Wikimedia George Romero, 66ème Festival de Venise
Die auf absolut gedanken- und gefühlslosen Konsum ausgerichteten Zombies sind zur populärsten Gesellschaftsmetapher des 21. Jahrhunderts geworden. In unzähligen Filmen und erfolgreichen Serien wie «The Walking Dead» spiegeln sie unsere Gesellschaft, die sich selber nicht mehr erkennt. Gestern ist 77jährig George A. Romero gestorben, der Filmemacher, der die moderne Zombiefigur 1968 erfunden hat.
Hinter seiner riesigen schwarzen Hornbrille blitzen hellwache Augen, umspielt von hunderten von Lachfältchen. George Andrew Romero hat ein paar der furchterregendsten Horrorfilme des 20. Jahrhunderts gedreht. Aber an diesem Morgen vor zehn Jahren, am Ufer des Neuenburgersees am NIFFF, entpuppt er sich als fröhlicher und liebenswürdiger Menschenfreund. Er halte sich an ein Diktum von Horror-Autor Stephen King sagt er. Er habe keine Alpträume, weil er sie alle an uns weiter reiche.

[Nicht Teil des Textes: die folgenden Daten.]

__device__ __forceinline__ void
gsr_sum_work(const GsrTilePartial* __restrict__ partial, int nblocks, GsrSumArgs g, unsigned long long* __restrict__ counters,
           const uint32_t* __restrict__ n_visible, unsigned long long* __restrict__ summary ,
           uint32_t* __restrict__ prefix ,
           const uint32_t* __restrict__ redo_count ,
           uint32_t* __restrict__ colour_evals ,
           unsigned long long* __restrict__ colour_total ,
           const int32_t* __restrict__ sstart, const int32_t* __restrict__ send,
           uint32_t* __restrict__ lazy_hint ,
           uint32_t* __restrict__ sup_work_next ,
           GsrHorizonArgs hz, uint32_t* __restrict__ st_scan )
{
    SWP(0)
    __shared__ unsigned long long s_sum[3];
    __shared__ uint32_t s_unsat, s_est, s_cev, s_wmax, s_nfin, s_nused, s_viol;
    unsigned long long old2 = 0, old4 = 0, old5 = 0, old_ct = 0;
    uint32_t nvis = 0, nredo = 0, my_cev = 0, my_m = 0;
    int my_s0 = 0, my_e0 = 0;
    if (threadIdx.x == 0) {
        old2 = counters[2]; old4 = counters[4]; old5 = counters[5];
        nvis = *n_visible;
        nredo = redo_count ? *redo_count : 0u;
        if (colour_evals) old_ct = *colour_total;
        s_unsat = 0; s_est = 0; s_cev = 0; s_wmax = 0; s_nfin = 0; s_nused = 0; s_viol = 0;
    }
    if (threadIdx.x < 3) s_sum[threadIdx.x] = 0;
    if (colour_evals) my_cev = colour_evals[threadIdx.x];
    if ((int)threadIdx.x < g.n_super) { my_m = st_scan[threadIdx.x]; my_s0 = sstart[threadIdx.x]; my_e0 = send[threadIdx.x]; }
    unsigned long long sc = 0, fe = 0, ev = 0;
    uint32_t wmax = 0, unsat = 0, nused = 0, nfin = 0, viol = 0;
    for (int i = (int)threadIdx.x; i < nblocks; i += SW_THREADS) {
        const GsrTilePartial p = partial[i];
        sc += p.scanned; fe += p.fetched; ev += p.evals; unsat += p.unsat; nused += p.nused; nfin += p.nfin; viol |= p.viol;
        wmax = p.wmax > wmax ? p.wmax : wmax;
    }
    __syncthreads();
#pragma unroll
    for (int d = 32; d > 0; d >>= 1) {
        sc += __shfl_down(sc, d, 64); fe += __shfl_down(fe, d, 64); ev += __shfl_down(ev, d, 64); unsat += __shfl_down(unsat, d, 64);
        nused += __shfl_down(nused, d, 64); nfin += __shfl_down(nfin, d, 64);
        { const uint32_t o = __shfl_down(wmax, d, 64); wmax = o > wmax ? o : wmax; }
    }
    const bool any_viol = __ballot(viol != 0u) != 0ull;
    if ((threadIdx.x & 63) == 0) {
        atomicAdd(&s_sum[0], sc); atomicAdd(&s_sum[1], fe); atomicAdd(&s_sum[2], ev); atomicAdd(&s_unsat, unsat); atomicMax(&s_wmax, wmax);
// ... 35 lines not shown
                                    ((hz.culled || ((unsigned long long)s_nfin * 10ull >= (unsigned long long)s_nused * 3ull && s_nused > 0u)) ? GSR_HINT_CULL_PAYS : 0u);
        const unsigned long long t2 = old2 + s_sum[1], t4 = old4 + s_sum[0], t5 = old5 + s_sum[2];
        counters[1] = s_sum[1]; counters[2] = t2; counters[3] = s_sum[0]; counters[4] = t4; counters[5] = t5;
        if (colour_evals) *colour_total = old_ct + s_cev;
        summary[0] = 0ull; summary[1] = s_sum[1]; summary[2] = t2; summary[3] = s_sum[0]; summary[4] = t4; summary[5] = t5;
        summary[6] = (unsigned long long)nvis;
        summary[7] = (unsigned long long)nredo;
    }
    SWP(5)
}
__global__ void __launch_bounds__(SW_THREADS)
k_sum_work(const GsrTilePartial* __restrict__ partial, int nblocks, GsrSumArgs g, unsigned long long* __restrict__ counters,
           const uint32_t* __restrict__ n_visible, unsigned long long* __restrict__ summary, uint32_t* __restrict__ prefix,
           const uint32_t* __restrict__ redo_count, uint32_t* __restrict__ colour_evals, unsigned long long* __restrict__ colour_total,
           const int32_t* __restrict__ sstart, const int32_t* __restrict__ send, uint32_t* __restrict__ lazy_hint,
           uint32_t* __restrict__ sup_work_next, GsrHorizonArgs hz, uint32_t* __restrict__ st_scan)
{
    gsr_sum_work(partial, nblocks, g, counters, n_visible, summary, prefix, redo_count, colour_evals, colour_total, sstart, send, lazy_hint,
                 sup_work_next, hz, st_scan);
}
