template <bool SAT>
__global__ void __launch_bounds__(GGS_DEPTH_SPLIT ? 2 * NT : NT, OCC)
chain_strips_kernel(const SplatRec* __restrict__ recs, const int4* __restrict__ bnds, int B, int N, int H, int W,
                    int nTX, int nTiles, float bg_r, float bg_g, float bg_b, const float4* __restrict__ plan,
                    float* __restrict__ partials, const int* __restrict__ tile_order,
                    const int* __restrict__ live, int CH, int simds, const int* __restrict__ plan_of) {
    raster_body<1, SAT, false, true, true>(recs, bnds, B, N, H, W, nTX, nTiles, bg_r, bg_g, bg_b, nullptr, plan,
                                           partials, tile_order, nullptr, nullptr, live, CH, FinFused{}, simds, 1,
                                           plan_of);
}

// ... 135 lines not shown
    const float a = x[i];
    float r, s, c;
    switch (fn) {
        case 0: r = det_expf(a); break;
        case 1: r = det_logf(a); break;
        case 2: det_sincosf(a, &s, &c); r = s; break;
        case 3: det_sincosf(a, &s, &c); r = c; break;
        case 4: r = ggs_sqrt_rn(a); break;
        default: r = ggs_div_rn(a, y[i]); break;
    }
    out[i] = r;
}

hipError_t launch_detmath(hipStream_t st, const float* x, const float* y, int64_t n, int fn,
                          float* out) {
    if (n <= 0) return hipSuccess;
    hipLaunchKernelGGL(detmath_kernel, dim3((unsigned)((n + 255) / 256)), dim3(256), 0, st, x, y, n,
                       fn, out);
    return hipGetLastError();
}

hipError_t launch_prep(hipStream_t st, bool encode, const float* genomes, int64_t S, int C, int H,
                       int W, float k, SplatRec* recs, int4* bnds, float* f9, int* i4, float* enc9, const int* live,
                       int n_per) {
    if (S <= 0) return hipSuccess;
    constexpr int PB = PREP_THREADS;
    const unsigned grid = (unsigned)((S + PB - 1) / PB);
    if (encode)
        hipLaunchKernelGGL(prep_kernel<true>, dim3(grid), dim3(PB), 0, st, genomes, S, C, H, W, k,
                           recs, bnds, f9, i4, enc9, live, n_per);
    else
        hipLaunchKernelGGL(prep_kernel<false>, dim3(grid), dim3(PB), 0, st, genomes, S, C, H, W, k,
                           recs, bnds, f9, i4, enc9, live, n_per);
    return hipGetLastError();
}

void raster_tile_order(int H, int W, int* order) {
    int nTX;
    const int n = raster_tiles(H, W, &nTX) * SPB;
    std::vector<std::pair<double, int>> d(n);
    for (int g = 0; g < n; ++g) {
        const int t = g / SPB, s = g % SPB;
        const double cx = (t % nTX) * TILE + (s + 0.5) * (TILE / SPB) - 0.5 * W;
        const double cy = (t / nTX) * TILE_H + 0.5 * TILE_H - 0.5 * H;
        d[g] = {cx * cx + cy * cy, g};
    }
    std::stable_sort(d.begin(), d.end());
    for (int g = 0; g < n; ++g) order[g] = d[g].second;
}

int raster_order_len(int H, int W) { return raster_tiles(H, W, nullptr) * SPB; }

int raster_tiles(int H, int W, int* nTX) {
    const int tx = (W + TILE - 1) / TILE, ty = (H + TILE_H - 1) / TILE_H;
    if (nTX) *nTX = tx;
    return tx * ty;
}

#ifndef GGS_CHUNK_MB
#define GGS_CHUNK_MB 40
#endif
constexpr int64_t CHUNK_BYTES = (int64_t)GGS_CHUNK_MB << 20;
int raster_chunk(int N) {
    const int64_t per = (int64_t)(N > 1 ? N : 1) * (int64_t)(sizeof(SplatRec) + sizeof(int4));
    int64_t ch = CHUNK_BYTES / per;
    if (ch > (1 << 24)) ch = 1 << 24;
    ch &= ~int64_t(7);
    return ch < 8 ? 8 : (int)ch;
}

int device_simds(int dev) {
    int cus = 0;
    if (hipDeviceGetAttribute(&cus, hipDeviceAttributeMultiprocessorCount, dev) != hipSuccess) return 0;
    return 4 * cus;
}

Als der junge Kunststudent 1967 mit ein paar Freunden und etwas über 100’000 Dollar in Pittsburgh «Night of the Living Dead» drehte, die Nacht der lebenden Toten, war das eine Reaktion auf den Vietnamkrieg und den Rassismus der Zeit.
Romero hat die Zombies nicht erfunden, das Konzept stammt aus der haitianischen Voodoo-Tradition. Aber «Night of the Living Dead» machte den Schritt in die Moderne, die lebenden Toten des Films waren die Angehörigen und Nachbarn der Protagonisten, die plötzlich zu hirnlos mörderischen Gegnern wurden. Und der wahre Horror des Films bestand in dem, was die Überlebenden mit den Zombies machten.
«Mir macht das Angst, was Menschen einander antun», sagte George Romero: «Ich mache Filme über Menschen, nicht über die Monster.»
Die Monster tauchten bei Romero ohne Erklärung auf und zeigten, wie leicht sich Menschen in Monster verwandeln. Die Zombies in Romeros Filmen waren zwar Schreckensgestalten, aber vor allem darum, weil sie die Menschen in den Filmen dazu brachten, ihre Menschlichkeit aufzugeben und sich vor jenen zu fürchten, die eben noch ihre Kinder oder Eheleute gewesen waren. Etwa in jener Szene in Romeros erstem Zombie-Film, in dem ein paar Männer zum Vergnügen Zombies aus sicherer Distanz über den Haufen schiessen.
Die heutigen Zombies in Serien wie «The Walking Dead» stellen zwar eine Gefahr für die Lebenden dar, aber letztlich sind sie nur ein Spiegel der Entmenschlichung, die einsetzt, wenn jegliche Solidarität verloren geht. Die wahren Monster in «The Walking Dead» sind jene Überlebenden, die keine Skrupel mehr haben.
George A. Romeros Interesse galt Zeit seines Lebens den Zombies als unschuldigem Spiegel der Entmenschlichung. Wenn die Tochter der Hauptfigur gebissen und selber zum Zombie wird, trifft sie keine Schuld. Aber für ihre Familie wird sie plötzlich zur mörderischen Gefahr.
In seinen letzten Filmen, Diary oft he Dead und Survival of the Dead bilden die Untoten gar eine Art Interessengemeinschaft, solidarisieren sich untereinander und wehren sich gegen ihre Abschlachtung durch die Menschen. Er fürchte sich nicht vor Monstern, erklärte Romero im Gespräch vor zehn Jahren, auch nicht vor Geistern, er würde lieber einen treffen.
Und auch ein Alien würde er gerne treffen – es würde sich vielleicht ja gar als Weltretter entpuppen.
Mit der zunehmend unsolidarischen Gesellschaft in den USA, den überfüllten Gefängnissen und den immer grösser werdenden Unterschiede zwischen Arm und Reich bekundete Romero seine Mühe. Ein paar Jahre lebte er gar in Kanada, weil er sein Land nur noch schwer ertrug.
Denn das sei es letztlich, was ihn wirklich fertig mache, sagte der Erfinder der modernen Zombies: Das was wir Menschen uns gegenseitig antun.